[[ Dataset content open ]]

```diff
diff --git a/pyopal_amd/csrc/tuning.h b/pyopal_amd/csrc/tuning.h
--- a/pyopal_amd/csrc/tuning.h
+++ b/pyopal_amd/csrc/tuning.h
@@ -14,7 +14,7 @@
     X(SCAN_BLOCKS_PER_CU) X(SCAN_REFILL_LANES) X(SHORT_STRIDE) X(SMALL_STEPS) X(SPARE_HANDLE_MB)           \
     X(STRIPS) X(STRIPS_RESERVE) X(TAIL_THROTTLE) X(THIN_SIDE) X(TWO_PASS_ENDS) X(UNITS)                    \
     X(UPLOAD_PIECE_KB) X(UPLOAD_STREAMS) X(UPLOAD_THREADS) X(VERBOSE) X(VIEW_CACHE_MB)                     \
-    X(WINDOWS_WHENEVER_POSSIBLE) X(TEST_REFUSE_PAIR_LAUNCH) X(NO_PACKED_OPS) X(STRIP_TIMING) X(SKIP_SHARES) X(SEARCH_UNDER_UPLOAD) X(NO_WIDE_PAIRS) X(NO_SIDE_COPIES) X(NO_EARLY_HOST_SHARE) X(NO_UNPACK_CREW) X(NO_STREAM_STORES) X(NO_PACKED_TRACE) X(NO_PACKED_SCAN) X(NO_ONE_LAUNCH) X(ONE_LAUNCH_GROUP) X(NO_ASYNC_SHARES) X(NO_LATE_RESULT_COPIES) X(PARKED_WORKSPACE_MB) X(NO_SORT_BY_ROWS) X(NO_JOBS_AHEAD) X(NO_SCAN_ORDER) X(NO_PACKED_HW_SCAN)
+    X(WINDOWS_WHENEVER_POSSIBLE) X(TEST_REFUSE_PAIR_LAUNCH) X(NO_PACKED_OPS) X(STRIP_TIMING) X(SKIP_SHARES) X(SEARCH_UNDER_UPLOAD) X(NO_WIDE_PAIRS) X(NO_SIDE_COPIES) X(NO_EARLY_HOST_SHARE) X(NO_UNPACK_CREW) X(NO_STREAM_STORES) X(NO_PACKED_TRACE) X(NO_PACKED_SCAN) X(NO_ONE_LAUNCH) X(ONE_LAUNCH_GROUP) X(NO_ASYNC_SHARES) X(NO_LATE_RESULT_COPIES) X(PARKED_WORKSPACE_MB) X(NO_SORT_BY_ROWS) X(NO_JOBS_AHEAD) X(NO_SCAN_ORDER) X(NO_PACKED_HW_SCAN) X(HANDOVER) X(HANDOVER_MIN) X(HANDOVER_COST)
 
 enum class Tune : int {
 #define X(name) name,
```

[[ Dataset content closed ]]

◆ Task objective
All of the records above should be given again exactly as written.

◆ Exercise solution
```diff
diff --git a/pyopal_amd/csrc/tuning.h b/pyopal_amd/csrc/tuning.h
--- a/pyopal_amd/csrc/tuning.h
+++ b/pyopal_amd/csrc/tuning.h
@@ -14,7 +14,7 @@
     X(SCAN_BLOCKS_PER_CU) X(SCAN_REFILL_LANES) X(SHORT_STRIDE) X(SMALL_STEPS) X(SPARE_HANDLE_MB)           \
     X(STRIPS) X(STRIPS_RESERVE) X(TAIL_THROTTLE) X(THIN_SIDE) X(TWO_PASS_ENDS) X(UNITS)                    \
     X(UPLOAD_PIECE_KB) X(UPLOAD_STREAMS) X(UPLOAD_THREADS) X(VERBOSE) X(VIEW_CACHE_MB)                     \
-    X(WINDOWS_WHENEVER_POSSIBLE) X(TEST_REFUSE_PAIR_LAUNCH) X(NO_PACKED_OPS) X(STRIP_TIMING) X(SKIP_SHARES) X(SEARCH_UNDER_UPLOAD) X(NO_WIDE_PAIRS) X(NO_SIDE_COPIES) X(NO_EARLY_HOST_SHARE) X(NO_UNPACK_CREW) X(NO_STREAM_STORES) X(NO_PACKED_TRACE) X(NO_PACKED_SCAN) X(NO_ONE_LAUNCH) X(ONE_LAUNCH_GROUP) X(NO_ASYNC_SHARES) X(NO_LATE_RESULT_COPIES) X(PARKED_WORKSPACE_MB) X(NO_SORT_BY_ROWS) X(NO_JOBS_AHEAD) X(NO_SCAN_ORDER) X(NO_PACKED_HW_SCAN)
+    X(WINDOWS_WHENEVER_POSSIBLE) X(TEST_REFUSE_PAIR_LAUNCH) X(NO_PACKED_OPS) X(STRIP_TIMING) X(SKIP_SHARES) X(SEARCH_UNDER_UPLOAD) X(NO_WIDE_PAIRS) X(NO_SIDE_COPIES) X(NO_EARLY_HOST_SHARE) X(NO_UNPACK_CREW) X(NO_STREAM_STORES) X(NO_PACKED_TRACE) X(NO_PACKED_SCAN) X(NO_ONE_LAUNCH) X(ONE_LAUNCH_GROUP) X(NO_ASYNC_SHARES) X(NO_LATE_RESULT_COPIES) X(PARKED_WORKSPACE_MB) X(NO_SORT_BY_ROWS) X(NO_JOBS_AHEAD) X(NO_SCAN_ORDER) X(NO_PACKED_HW_SCAN) X(HANDOVER) X(HANDOVER_MIN) X(HANDOVER_COST)
 
 enum class Tune : int {
 #define X(name) name,
```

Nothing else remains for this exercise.